I need to verify that before I comment, but the average value of the assets that we are developing has been (inaudible).

So, compared -- I think what Prasad meant was more -- when we compare with value per asset which you launched few years back to what it is now, it's virtually doubled. So, that's what he was trying to mention, not so much measured from the outside-in perspective.

Okay. And sir, any update on Copaxone, have you heard from FDA any complete response letter, any update you can share on that?

No, we can't share details, but we reiterate the quality of filing is very good. And it's in the hands of FDA at the moment and it's progressing step by step.

Is there possibility of an approval this fiscal, FY15, do you see a possibility?

Can't comment on that. Can't comment on that.

Okay sir, one last question on the Indian domestic market. You mentioned that for the NLEM products there is a significant volume expansion that you saw in Q4. The question is how sustainable is that and is that something which was seen across all -- I mean in the industry as such for those products where the prices have come down, the volume has expanded, or it is limited to some very specific product opportunities?

No. I think overall it will play out for some other companies as well, but there also I think it's not uniform across all products. I mean, depending on some products, it's seeing larger volume growth, some products not to that extent.

Okay. Thanks a lot sir and all the best.

Krishna Prasad, Franklin Templeton.

Hi, thanks for taking my questions. First question is relating to the global consolidation in the specialty pharma generic world. Could just share your thoughts around how does Reddy's viewing the situation and if we choose to act at this point in time? And a related question would be, is your decision to sort of hike R&D spend, invest more related to what you see as relevant assets to actually buy at this point. So, is the risk reward changing on [bios' build]? Thanks.

Broadly, our approach has been to focus on organic development in the last few years. We are not as an aggressive consolidator. We are building the capabilities through partnerships, acquisitions and own R&D investments and we expect this trend to continue. We remain open to acquisitions, but we are not an active acquirer as of now.

Right. And you don't think this has really changed given the external circumstances?

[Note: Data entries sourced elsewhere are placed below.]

template <int PREC, int NT, int MT>
__global__ __launch_bounds__(256) void conv_igemm(const ConvArgs a) {
    constexpr int PARTS = Fmt<PREC>::PARTS;
    constexpr bool F16 = (PREC == P_FP16);
    const int lane = threadIdx.x & 63;
    const int wave = threadIdx.x >> 6;
    const int g = lane >> 4, r = lane & 15;
    const int64_t pos0 = ((int64_t)blockIdx.x * 4 + wave) * (MT * 16);
    if (pos0 >= a.M) return;

    const int ps0 = PARTS * a.C0, ps1 = PARTS * a.C1;
    const int64_t samp0 = (int64_t)a.Ni * a.Hi * a.Wi * ps0;
    const int64_t samp1 = (int64_t)a.Ni * a.Hi * a.Wi * ps1;

    int pn[MT], py[MT], px[MT], pbase[MT];
    bool pv[MT];
    int64_t opix[MT];
    const uint16_t *s0[MT];
    const uint16_t *s1[MT];
#pragma unroll
    for (int mt = 0; mt < MT; ++mt) {
        const int64_t p = pos0 + mt * 16 + r;
        pv[mt] = p < a.M;
        const int64_t pp = pv[mt] ? p : 0;
        const int x = (int)(pp % a.Wg);
        int64_t t = pp / a.Wg;
        const int y = (int)(t % a.Hg);
        t /= a.Hg;
        const int n = (int)(t % a.Ng);
        const int b = (int)(t / a.Ng);
        pn[mt] = n;
        py[mt] = y * a.sy;
        px[mt] = x * a.sx;
        pbase[mt] = (n * a.Hi + py[mt]) * a.Wi + px[mt];
        s0[mt] = a.in0 + b * samp0;
        s1[mt] = a.in1 + b * samp1;
        opix[mt] = (((int64_t)b * a.No + n) * a.Ho + (y * a.osy + a.ooy)) * a.Wo + (x * a.osx + a.oox);
    }

    f32x4 acc[NT][MT];
#pragma unroll
    for (int nt = 0; nt < NT; ++nt)
#pragma unroll
        for (int mt = 0; mt < MT; ++mt) acc[nt][mt] = f32x4{0.f, 0.f, 0.f, 0.f};

    const short8 *wbase = reinterpret_cast<const short8 *>(a.wpk) + lane;
    const short8 zero8 = short8{0, 0, 0, 0, 0, 0, 0, 0};

    for (int kc = 0; kc < a.KC; ++kc) {
        const TapEntry te = a.tab[kc * 4 + g];
        const bool tvalid = te.coff >= 0;
        const bool second = te.coff >= a.C0;
        const int cc = tvalid ? (second ? te.coff - a.C0 : te.coff) : 0;
        const int ps = second ? ps1 : ps0;
        const int csrc = second ? a.C1 : a.C0;
        const int delta = (te.dz * a.Hi + te.dy) * a.Wi + te.dx;

// ... 96 lines not shown
                f32x4 &pa = (i & 1) ? acc2 : acc, &qa = (i & 1) ? acc : acc2;
                if constexpr (PARTS == 2) {
                    pa = mma<F16>(wf[i][1], xh[i], pa);
                    qa = mma<F16>(wf[i][0], xl[i], qa);
                }
                pa = mma<F16>(wf[i][0], xh[i], pa);
            }
        }
    }
#pragma unroll
    for (int i = 0; i < 4; ++i) acc[i] += acc2[i];
    if constexpr (KS > 1) {
        red[wave][lane] = acc;
        __syncthreads();
        if (wave != 0) return;
#pragma unroll
        for (int w = 1; w < KS; ++w) {
            const f32x4 o = red[w][lane];
            acc[0] += o[0]; acc[1] += o[1]; acc[2] += o[2]; acc[3] += o[3];
        }
    }
    float cls = 0.f;
    epilogue_quad<PREC, false>(a, acc, nt, g, opix, pv, cls, uint4{}, uint4{});
}

static bool conv_small_wanted(const ConvArgs &a) {
    const int64_t tiles = (a.M + 15) / 16;
    return !a.cls_w && tiles <= 4096 && a.KC >= 1;
}

int conv_nt_for(int cout) {
    const int nt = (cout + 15) / 16;
    return nt <= 1 ? 1 : nt <= 2 ? 2 : nt <= 4 ? 4 : 8;
}

using ConvRow = KernelRow<ConvArgs>;
#define R(P) DFFW_ROW(64, conv_small, P, 1), DFFW_ROW(128, conv_small, P, 2), DFFW_ROW(256, conv_small, P, 4), DFFW_ROW(512, conv_small, P, 8)
static const ConvRow kSmall[] = {R(0), R(1), R(2)};
#undef R
struct IgemmRow {
    ConvRow row;
    int mt;
};
#define R_(P, NT, MT) {DFFW_ROW(256, conv_igemm, P, NT, MT), MT}
#define R(P) R_(P, 1, 4), R_(P, 2, 4), R_(P, 4, 4), R_(P, 8, 2)
static const IgemmRow kIgemm[] = {R(0), R(1), R(2)};
#undef R
#undef R_

struct ConvChoice {
    const ConvRow *row;
    dim3 grid;
};
static ConvChoice select_conv(int prec, const ConvArgs &a) {
    const int nt = conv_nt_for(a.Cout);
    if (conv_small_wanted(a) && !(a.dbg & DFFW_ARGS_NO_SMALL))
        return {prec_row(kSmall, prec, 4, a.KC >= 8 ? 3 : a.KC >= 4 ? 2 : a.KC >= 2 ? 1 : 0), dim3((unsigned)((a.M + 15) / 16), (unsigned)nt)};
    const IgemmRow *r = a.Cout <= 8 * 16 ? prec_row(kIgemm, prec, 4, nt == 8 ? 3 : nt == 4 ? 2 : nt == 2 ? 1 : 0) : nullptr;
    if (!r) return {nullptr, dim3()};
    const int64_t per_wg = 4 * r->mt * 16;
    return {&r->row, dim3((unsigned)((a.M + per_wg - 1) / per_wg))};
}

hipError_t launch_conv(int prec, const ConvArgs &a, hipStream_t s) {
    const ConvChoice c = select_conv(prec, a);
    if (!c.row) return hipErrorInvalidValue;
    hipLaunchKernelGGL(c.row->fn, c.grid, dim3(c.row->block), 0, s, a);
    return hipGetLastError();
}

void conv_kernel_name_for(int prec, const ConvArgs &a, char *buf, int n) { copy_row_name(select_conv(prec, a).row, buf, n); }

No, I don't see any reason for it to change today.

Sure. If you could just give an update on our Rituximab approval in Russia, where are we at this point?

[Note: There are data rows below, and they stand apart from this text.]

template <int KC, bool BN, bool RES, bool RELU, bool GATE, bool STATS, bool F16 = false>
__global__ __launch_bounds__(512) void xconv_kernel(const unsigned short* __restrict__ X,
                                                    const unsigned short* __restrict__ Wp,
                                                    const float* __restrict__ gamma, const float* __restrict__ beta,
                                                    const float* __restrict__ mean, const float* __restrict__ var,
                                                    float eps, const unsigned short* __restrict__ R,
                                                    const unsigned char* __restrict__ Rg,
                                                    unsigned short* __restrict__ Y, int M, int N,
                                                    float* __restrict__ stats)
{
    constexpr int SL = KC / 64;
    constexpr int KS = KC / 32;
    constexpr int STAGE = XC_PANEL * KC * 2;
    __shared__ __attribute__((aligned(1024))) unsigned char smem[XC_STAGES * STAGE];
    __shared__ float s_sc[XC_COLS], s_sh[XC_COLS];

    const int tid = threadIdx.x, lane = tid & 63;
    const int wave = __builtin_amdgcn_readfirstlane(tid >> 6);
    const int g = lane >> 4, px = lane & 15;
    const int NG = N / XC_COLS;
    const int xcd = blockIdx.x & 7, slot = blockIdx.x >> 3;
    const int cg = slot % NG;
    const int nstream = (int)gridDim.x / NG;
    const int stream = (slot / NG) * 8 + xcd;
    const int n0 = cg * XC_COLS + wave * 64;
    const int npanel = (M + XC_PANEL - 1) / XC_PANEL;

    h_bf16x8 wr[4][KS];
#pragma unroll
    for (int b = 0; b < 4; ++b) {
        const unsigned short* wrow = Wp + (size_t)(n0 + xc_chan(px >> 2, b, px & 3)) * KC + g * 8;
#pragma unroll
        for (int s = 0; s < KS; ++s) wr[b][s] = *reinterpret_cast<const h_bf16x8*>(wrow + s * 32);
    }
#pragma unroll
    for (int b = 0; b < 4; ++b)
#pragma unroll
        for (int s = 0; s < KS; ++s) asm volatile("" : "+v"(wr[b][s]));
    if (BN) {
        for (int c = tid; c < XC_COLS; c += 512) {
            const int n = cg * XC_COLS + c;
            const float sc = (gamma ? gamma[n] : 1.0f) * (1.0f / sqrtf(var[n] + eps));
            s_sc[c] = sc;
            s_sh[c] = fmaf(-mean[n], sc, beta ? beta[n] : 0.0f);
        }
        __syncthreads();
    }

    constexpr int OOB = (int)0x80000000;
    const __amdgpu_buffer_rsrc_t xrs = __builtin_amdgcn_make_buffer_rsrc((void*)X, 0, (int)((size_t)M * KC * 2), 0x00020000);
    const int drow = wave * 8 + (lane >> 3);
    const int dchunk = ((lane & 7) ^ ((drow >> 1) & 7)) * 16;
    auto issue = [&](int p, int st) {
        const int m = p * XC_PANEL + drow;
        const int voff = (p < npanel && m < M) ? (int)((size_t)m * KC * 2) + dchunk : OOB;
        unsigned char* base = smem + st * STAGE + wave * 1024;
#pragma unroll
        for (int j = 0; j < SL; ++j) h_dma16(xrs, base + j * (XC_PANEL * 128), voff, j * 128);
    };

    const unsigned lds_base = (unsigned)(size_t)smem;
    float st1[STATS ? 16 : 1], st2[STATS ? 16 : 1];
#pragma unroll
    for (int q = 0; q < (STATS ? 16 : 1); ++q) { st1[q] = 0.f; st2[q] = 0.f; }

    issue(stream, 0);
    issue(stream + nstream, 1);
    int it = 0;
    for (int p = stream; p < npanel; p += nstream, ++it) {
        const int st = it % XC_STAGES;
        constexpr int NRES = RES ? (GATE ? 8 : 4) : 0;
        if (it == 0) asm volatile("s_waitcnt vmcnt(%0)\n\ts_barrier" ::"n"(SL) : "memory");
        else asm volatile("s_waitcnt vmcnt(%0)\n\ts_barrier" ::"n"(SL + 8 + NRES) : "memory");
        uint4 rres[RES ? 2 : 1][2];
        unsigned rgate[GATE ? 2 : 1][2];
        auto load_res = [&](int half) {
#pragma unroll
            for (int t = 0; t < 2; ++t) {
                const int m = p * XC_PANEL + half * 32 + t * 16 + px;
                const size_t row = (size_t)(m < M ? m : 0) * N + n0 + g * 8;
                rres[t][0] = h_load16_once(R + row);
                rres[t][1] = h_load16_once(R + row + 32);
                if (GATE) {
                    const unsigned char* gp = Rg + (size_t)(m < M ? m : 0) * (N >> 3) + ((n0 + g * 8) >> 3);
                    rgate[t][0] = gp[0];
                    rgate[t][1] = gp[4];
                }
            }
        };
        if (RES) load_res(0);
        issue(p + 2 * nstream, (it + 2) % XC_STAGES);
#pragma unroll
        for (int half = 0; half < 2; ++half) {
            if (RES && half == 1) load_res(1);
            h_f32x4 acc[2][4];
#pragma unroll
            for (int a = 0; a < 2; ++a)
#pragma unroll
                for (int b = 0; b < 4; ++b) acc[a][b] = (h_f32x4){0.f, 0.f, 0.f, 0.f};
            auto frag = [&](int s, int a) {
                return xc_lds_read(lds_base + (unsigned)(st * STAGE + (s >> 1) * (XC_PANEL * 128) +
                                                         h_lds_off(half * 32 + a * 16 + px, (s & 1) * 4 + g)));
            };
            constexpr bool DB = !(STATS || (BN && RES));
            h_bf16x8 xa[DB ? 2 : 1][2];
            xa[0][0] = frag(0, 0);
            xa[0][1] = frag(0, 1);
            xc_lds_wait(xa[0][0], xa[0][1]);
#pragma unroll
            for (int s = 0; s < KS; ++s) {
                constexpr int one = DB ? 1 : 0;
                if (DB && s + 1 < KS) {
                    xa[(s + 1) & one][0] = frag(s + 1, 0);
                    xa[(s + 1) & one][1] = frag(s + 1, 1);
                }
#pragma unroll
                for (int a = 0; a < 2; ++a)
#pragma unroll
                    for (int b = 0; b < 4; ++b)
                        acc[a][b] = H16<F16>::mfma16(wr[b][s], xa[s & one][a], acc[a][b]);
                if (s + 1 < KS) {
                    if (!DB) {
                        xa[0][0] = frag(s + 1, 0);
                        xa[0][1] = frag(s + 1, 1);
                    }
                    xc_lds_wait(xa[(s + 1) & one][0], xa[(s + 1) & one][1]);
                }
            }
#pragma unroll
            for (int a = 0; a < 2; ++a) {
                const int m = p * XC_PANEL + half * 32 + a * 16 + px;
                const bool ok = m < M;
                const size_t row = (size_t)(ok ? m : 0) * N + n0 + g * 8;
                const uint4 r0 = rres[RES ? a : 0][0], r1 = rres[RES ? a : 0][1];
                const unsigned gate0 = GATE ? rgate[GATE ? a : 0][0] : 0xFFu;
                const unsigned gate1 = GATE ? rgate[GATE ? a : 0][1] : 0xFFu;
                float o[16];
#pragma unroll
                for (int b = 0; b < 4; ++b)
#pragma unroll
                    for (int r = 0; r < 4; ++r) o[(b >> 1) * 8 + (b & 1) * 4 + r] = acc[a][b][r];
                if (BN) {
#pragma unroll
                    for (int hh = 0; hh < 2; ++hh) {
                        const int c = wave * 64 + hh * 32 + g * 8;
#pragma unroll
                        for (int q = 0; q < 8; q += 4) {
                            const float4 sc = *reinterpret_cast<const float4*>(&s_sc[c + q]);
                            const float4 sh = *reinterpret_cast<const float4*>(&s_sh[c + q]);
                            o[hh * 8 + q] = fmaf(o[hh * 8 + q], sc.x, sh.x);
                            o[hh * 8 + q + 1] = fmaf(o[hh * 8 + q + 1], sc.y, sh.y);
                            o[hh * 8 + q + 2] = fmaf(o[hh * 8 + q + 2], sc.z, sh.z);
                            o[hh * 8 + q + 3] = fmaf(o[hh * 8 + q + 3], sc.w, sh.w);
                        }
                    }
                }
                if (RES) {
                    const unsigned w0[4] = {r0.x, r0.y, r0.z, r0.w}, w1[4] = {r1.x, r1.y, r1.z, r1.w};
#pragma unroll
                    for (int q = 0; q < 4; ++q) {
                        float a0 = H16<F16>::lo(w0[q]), a1 = H16<F16>::hi(w0[q]);
                        float b0 = H16<F16>::lo(w1[q]), b1 = H16<F16>::hi(w1[q]);
                        if (GATE) {
                            a0 = ((gate0 >> (2 * q)) & 1u) ? a0 : 0.f;
                            a1 = ((gate0 >> (2 * q + 1)) & 1u) ? a1 : 0.f;
                            b0 = ((gate1 >> (2 * q)) & 1u) ? b0 : 0.f;
                            b1 = ((gate1 >> (2 * q + 1)) & 1u) ? b1 : 0.f;
                        }
                        o[2 * q] += a0;
                        o[2 * q + 1] += a1;
                        o[8 + 2 * q] += b0;
                        o[8 + 2 * q + 1] += b1;
                    }
                }
                if (RELU) {
#pragma unroll
                    for (int q = 0; q < 16; ++q) o[q] = o[q] > 0.f ? o[q] : 0.f;
                }
                unsigned pk[8];
                if (STATS && F16) {
#pragma unroll
                    for (int q = 0; q < 8; ++q) {
                        pk[q] = H16<F16>::pack(o[2 * q], o[2 * q + 1]);
                        if (ok) {
                            const float v0 = H16<F16>::lo(pk[q]), v1 = H16<F16>::hi(pk[q]);
                            st1[2 * q] += v0; st2[2 * q] = fmaf(v0, v0, st2[2 * q]);
                            st1[2 * q + 1] += v1; st2[2 * q + 1] = fmaf(v1, v1, st2[2 * q + 1]);
                        }
                        __builtin_amdgcn_sched_barrier(0);
                    }
                } else {
#pragma unroll
                    for (int q = 0; q < 8; ++q) pk[q] = H16<F16>::pack(o[2 * q], o[2 * q + 1]);
                    if (STATS && ok) {
#pragma unroll
                        for (int q = 0; q < 8; ++q) {
                            const float v0 = H16<F16>::lo(pk[q]), v1 = H16<F16>::hi(pk[q]);
                            st1[2 * q] += v0; st2[2 * q] = fmaf(v0, v0, st2[2 * q]);
                            st1[2 * q + 1] += v1; st2[2 * q + 1] = fmaf(v1, v1, st2[2 * q + 1]);
                        }
                    }
                }
                if (ok) {
                    h_store16_out(Y + row, pk[0], pk[1], pk[2], pk[3]);
                    h_store16_out(Y + row + 32, pk[4], pk[5], pk[6], pk[7]);
                }
            }
        }
    }
    if (STATS) {
#pragma unroll
        for (int q = 0; q < 16; ++q) {
#pragma unroll
            for (int o = 1; o < 16; o <<= 1) {
                st1[q] += __shfl_xor(st1[q], o, 64);
                st2[q] += __shfl_xor(st2[q], o, 64);
            }
        }
        if (px == 0) {
            float* d = stats + ((size_t)stream * N + n0 + g * 8) * 2;
#pragma unroll
            for (int q = 0; q < 8; ++q) {
                d[2 * q] = st1[q];
                d[2 * q + 1] = st2[q];
                d[64 + 2 * q] = st1[8 + q];
                d[64 + 2 * q + 1] = st2[8 + q];
            }
        }
    }
}

}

We are awaiting approval. We don't have any update now. We hope to launch it in FY15, but that depends on the regulator's permission.

Thanks and good luck.

Thank you. I now hand the floor back to Mr. Kedar Upadhye for closing comments. Thank you, and over to you, sir.

Thank you all for joining Dr. Reddy's senior management for our Q4 FY14 earnings call. In case of any additional clarification, please feel free to get in touch with the Investor Relations team. Good day to all of you and thank you.

Thank you. Ladies and gentlemen, on behalf of Dr. Reddy's Laboratories that concludes this conference call. Thank you for joining us. You may now disconnect your lines. Thank you.